_INFORMATION PROVIDED_.
constexpr int kH1sThreads = 768;
template <bool ST>
__global__ __launch_bounds__(kH1sThreads, 1) void rbf_gemm_split_h1s_kernel(
    const u4* __restrict__ A, const int32_t* __restrict__ Ash, const float* __restrict__ Asq,
    const float* __restrict__ Ar, int M, const u4* __restrict__ B, const int32_t* __restrict__ Bsh,
    const float* __restrict__ Bsq, const float* __restrict__ Br, int N, int nkb, float gamma, float c0, float c1,
    float* __restrict__ out, int ldo, int sym, const uint32_t* __restrict__ tiles, int ntiles,
    uint32_t* __restrict__ tile_hot, uint32_t* __restrict__ hot, uint64_t* __restrict__ stamps) {
  constexpr int WN = 2, TM = 256, TN = 128, ROWS = TM + TN, CPR = 8, BUF = ROWS * CPR, NB = 3, RD = 1536;
  __shared__ u4 lds[NB * BUF + 2 * RD / 4];
  uint32_t* const s_rows = (uint32_t*)(lds + NB * BUF);
  const int G = gridDim.x;
  int L = blockIdx.x;
  if (L >= ntiles) return;
  const int tid = threadIdx.x, lane = tid & 63, wave = tid >> 6;
  const int nst = (nkb + 1) >> 1;
  if (__builtin_amdgcn_readfirstlane(wave) >= 8) {
    h1s_dma<ST>(A, Ash, Asq, Ar, M, B, Bsh, Bsq, Br, N, nst, tiles, ntiles, L, wave - 8, lane, lds, s_rows, stamps);
    return;
  }
  uint32_t t = tiles[L];
  int Ln = L + G;
  uint32_t tn_next = Ln < ntiles ? tiles[Ln] : 0u;
  uint32_t g = 0;
  const int wm = wave / WN, wn = wave % WN, hl = lane >> 5;
  const int sw = ((lane & 31) >> 1) & 7;
  const int ra0 = (wm * 64 + (lane & 31)) * CPR;
  const int rb0 = (TM + wn * 64 + (lane & 31)) * CPR;
  int par = 0;
  auto stamp = [&](int i, uint32_t v) {
    if (tid == 0) stamps[(size_t)L * 16 + i] = v;
  };
  while (true) {
    const bool has_next = Ln < ntiles;
    const int tx = (int)(t >> 16), ty = (int)(t & 0xffffu);
    const int m0 = tx * TM, n0 = ty * TN;
    if constexpr (ST) {
      stamp(0, (uint32_t)__builtin_amdgcn_s_memtime());
      stamp(5, (uint32_t)__builtin_amdgcn_s_memrealtime());
    }
    f16v H[2][2];
#pragma unroll
    for (int i = 0; i < 2; ++i)
#pragma unroll
      for (int j = 0; j < 2; ++j)
#pragma unroll
        for (int r = 0; r < 16; ++r) H[i][j][r] = 0.f;
    auto stage = [&]<bool FS = false>() {
      ring_barrier();
      if constexpr (ST && FS) stamp(1, (uint32_t)__builtin_amdgcn_s_memtime());
      const u4* buf = lds + (g % NB) * BUF;
      const uint32_t abase = lds_addr(buf + ra0), bbase = lds_addr(buf + rb0);
      auto rd = [&](int q, h8& a0, h8& a1, h8& b0, h8& b1) {
        const uint32_t c = 16u * (uint32_t)((2 * q + hl) ^ sw);
        const uint32_t pa = abase + c, pb = bbase + c;
        asm volatile("ds_read_b128 %0, %1" : "=v"(a0) : "v"(pa) : "memory");
        asm volatile("ds_read_b128 %0, %1 offset:4096" : "=v"(a1) : "v"(pa) : "memory");
        asm volatile("ds_read_b128 %0, %1" : "=v"(b0) : "v"(pb) : "memory");
        asm volatile("ds_read_b128 %0, %1 offset:4096" : "=v"(b1) : "v"(pb) : "memory");
      };
      auto mma = [&](const h8& a0, const h8& a1, const h8& b0, const h8& b1) {
        H[0][0] = mfma32_f16(a0, b0, H[0][0]);
        H[0][1] = mfma32_f16(a0, b1, H[0][1]);
        H[1][0] = mfma32_f16(a1, b0, H[1][0]);
        H[1][1] = mfma32_f16(a1, b1, H[1][1]);
      };
      h8 x0, x1, x2, x3, y0, y1, y2, y3;
      rd(0, x0, x1, x2, x3);
      rd(1, y0, y1, y2, y3);
      asm volatile("s_waitcnt lgkmcnt(4)" : "+v"(x0), "+v"(x1), "+v"(x2), "+v"(x3));
      mma(x0, x1, x2, x3);
      rd(2, x0, x1, x2, x3);
      asm volatile("s_waitcnt lgkmcnt(4)" : "+v"(y0), "+v"(y1), "+v"(y2), "+v"(y3));
      mma(y0, y1, y2, y3);
      rd(3, y0, y1, y2, y3);
      asm volatile("s_waitcnt lgkmcnt(4)" : "+v"(x0), "+v"(x1), "+v"(x2), "+v"(x3));
      mma(x0, x1, x2, x3);
      asm volatile("s_waitcnt lgkmcnt(0)" : "+v"(y0), "+v"(y1), "+v"(y2), "+v"(y3));
      mma(y0, y1, y2, y3);
      ++g;
    };
    if constexpr (ST) stage.template operator()<true>();
#pragma clang loop unroll(disable)
    for (int s = ST ? 1 : 0; s < nst; ++s) stage();
    if constexpr (ST) stamp(2, (uint32_t)__builtin_amdgcn_s_memtime());
    int el = lane;
    asm volatile("" : "+v"(el));
    const float* rows = (const float*)(s_rows + par * RD);
    const bool hotw = h1_values(H, rows, (const int32_t*)(rows + ROWS), rows + 2 * ROWS, el, wm, wn, gamma, c0, c1);
    if constexpr (ST) stamp(3, (uint32_t)__builtin_amdgcn_s_memtime());
    const bool mirror = sym && ty > 2 * tx + (wm >> 1);
#pragma unroll
    for (int i = 0; i < 2; ++i)
#pragma unroll
      for (int j = 0; j < 2; ++j) {
        __builtin_amdgcn_sched_barrier(0);
        h1_store_block(H[i][j], i, j, el, wm, wn, mirror, true, out, m0, n0, M, N, ldo);
      }
    if (hotw && lane == 0) {
      if (atomicAdd(tile_hot + L, 1u) == 0u) {
        const uint32_t k = atomicAdd(hot, 1u);
        hot[1 + k] = t;
      }
    }
    if constexpr (ST) {
      stamp(4, (uint32_t)__builtin_amdgcn_s_memtime());
      stamp(6, (uint32_t)__builtin_amdgcn_s_memrealtime());
      stamp(7, t);
    }
    if (!has_next) break;
    L = Ln;
    t = tn_next;
    par ^= 1;
    Ln = L + G;
    if (Ln < ntiles) tn_next = tiles[Ln];
  }
  asm volatile("s_waitcnt vmcnt(0)" ::: "memory");
}
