# cvg/diffmvs

Measured on AMD Instinct MI355X. Metric: depth-maps/sec (640x512, 5 src views), higher is better.
Workload: dtype f32

## Files before the change

diffmvs_amd/_lib.py:

```python
from __future__ import annotations

import ctypes as C
import os

PKG = os.path.dirname(os.path.abspath(__file__))
HIP_LIB_PATH = os.environ.get("DMVS_LIB") or os.path.join(PKG, "libdmvs_hip.so")

ACT_NONE, ACT_RELU, ACT_SIGMOID, ACT_TANH, ACT_SILU = range(5)
IN_PLAIN, IN_UPSAMPLE2, IN_UNSHUFFLE2, IN_ZEROINSERT2 = range(4)
LAYOUT_NCHW, LAYOUT_NHWC, LAYOUT_NHWC_BF16, LAYOUT_NHWC_F16 = 0, 1, 2, 3
DTYPE_F32, DTYPE_BF16, DTYPE_F16, DTYPE_F32_PLAIN = 0, 1, 2, 3
ARITH_F32, ARITH_BF16, ARITH_SPLIT = 0, 1, 2
EW_DEPTH_TO_DISP, EW_DISP_TO_DEPTH = 0, 1

_P = C.c_void_p
_I = C.c_int32
_F = C.c_float


class Conv2dDesc(C.Structure):
    _fields_ = [
        ("in0", _P), ("in1", _P), ("mul0", _P), ("weight", _P), ("scale", _P), ("shift", _P),
        ("residual", _P), ("gru_z", _P), ("gru_h", _P), ("out", _P), ("gn_stats", _P), ("out_mul", _P),
        ("B", _I), ("c0", _I), ("c1", _I), ("Hin", _I), ("Win", _I), ("Hout", _I), ("Wout", _I),
        ("cout", _I), ("cout_pad", _I), ("kh", _I), ("kw", _I), ("stride", _I), ("pad_h", _I), ("pad_w", _I),
        ("in_mode", _I), ("act", _I), ("res_mode", _I), ("res_after_act", _I),
        ("out_layout", _I), ("out_cstride", _I), ("out_coffset", _I), ("gn_groups", _I), ("post_scale", _F),
        ("gate_cstride", _I), ("arith", _I), ("tune", _I), ("out_mul_c0", _I), ("in0_cstride", _I), ("weight_split", _P),
    ]


class Conv3dDesc(C.Structure):
    _fields_ = [
        ("in_", _P), ("weight", _P), ("scale", _P), ("shift", _P), ("residual", _P), ("out", _P),
        ("B", _I), ("cin", _I), ("cout", _I), ("cout_pad", _I),
        ("Din", _I), ("Hin", _I), ("Win", _I), ("Dout", _I), ("Hout", _I), ("Wout", _I),
        ("stride", _I), ("transposed", _I), ("act", _I), ("tune", _I),
    ]


class GetCostDesc(C.Structure):
    _fields_ = [
        ("ref", _P), ("src", _P), ("rt", _P), ("inv_depth", _P), ("confidence", _P), ("view_w", _P),
        ("disp_min", _P), ("disp_max", _P), ("out_cost", _P), ("out_samples", _P), ("worklist", _P),
        ("B", _I), ("S", _I), ("C", _I), ("G", _I), ("n", _I), ("H", _I), ("W", _I), ("vw_shift", _I),
        ("cost_cstride", _I), ("cost_coffset", _I), ("samp_cstride", _I), ("samp_coffset", _I),
        ("interval", _F), ("min_radius", _F), ("max_radius", _F), ("feat_dtype", _I), ("tune", _I),
    ]
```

_PROBLEM TO SOLVE_. Up to and including the line with "ring_barrier();", restate the records above word for word from the very first line.

_WRITTEN RESPONSE_.
constexpr int kH1sThreads = 768;
template <bool ST>
__global__ __launch_bounds__(kH1sThreads, 1) void rbf_gemm_split_h1s_kernel(
    const u4* __restrict__ A, const int32_t* __restrict__ Ash, const float* __restrict__ Asq,
    const float* __restrict__ Ar, int M, const u4* __restrict__ B, const int32_t* __restrict__ Bsh,
    const float* __restrict__ Bsq, const float* __restrict__ Br, int N, int nkb, float gamma, float c0, float c1,
    float* __restrict__ out, int ldo, int sym, const uint32_t* __restrict__ tiles, int ntiles,
    uint32_t* __restrict__ tile_hot, uint32_t* __restrict__ hot, uint64_t* __restrict__ stamps) {
  constexpr int WN = 2, TM = 256, TN = 128, ROWS = TM + TN, CPR = 8, BUF = ROWS * CPR, NB = 3, RD = 1536;
  __shared__ u4 lds[NB * BUF + 2 * RD / 4];
  uint32_t* const s_rows = (uint32_t*)(lds + NB * BUF);
  const int G = gridDim.x;
  int L = blockIdx.x;
  if (L >= ntiles) return;
  const int tid = threadIdx.x, lane = tid & 63, wave = tid >> 6;
  const int nst = (nkb + 1) >> 1;
  if (__builtin_amdgcn_readfirstlane(wave) >= 8) {
    h1s_dma<ST>(A, Ash, Asq, Ar, M, B, Bsh, Bsq, Br, N, nst, tiles, ntiles, L, wave - 8, lane, lds, s_rows, stamps);
    return;
  }
  uint32_t t = tiles[L];
  int Ln = L + G;
  uint32_t tn_next = Ln < ntiles ? tiles[Ln] : 0u;
  uint32_t g = 0;
  const int wm = wave / WN, wn = wave % WN, hl = lane >> 5;
  const int sw = ((lane & 31) >> 1) & 7;
  const int ra0 = (wm * 64 + (lane & 31)) * CPR;
  const int rb0 = (TM + wn * 64 + (lane & 31)) * CPR;
  int par = 0;
  auto stamp = [&](int i, uint32_t v) {
    if (tid == 0) stamps[(size_t)L * 16 + i] = v;
  };
  while (true) {
    const bool has_next = Ln < ntiles;
    const int tx = (int)(t >> 16), ty = (int)(t & 0xffffu);
    const int m0 = tx * TM, n0 = ty * TN;
    if constexpr (ST) {
      stamp(0, (uint32_t)__builtin_amdgcn_s_memtime());
      stamp(5, (uint32_t)__builtin_amdgcn_s_memrealtime());
    }
    f16v H[2][2];
#pragma unroll
    for (int i = 0; i < 2; ++i)
#pragma unroll
      for (int j = 0; j < 2; ++j)
#pragma unroll
        for (int r = 0; r < 16; ++r) H[i][j][r] = 0.f;
    auto stage = [&]<bool FS = false>() {
      ring_barrier();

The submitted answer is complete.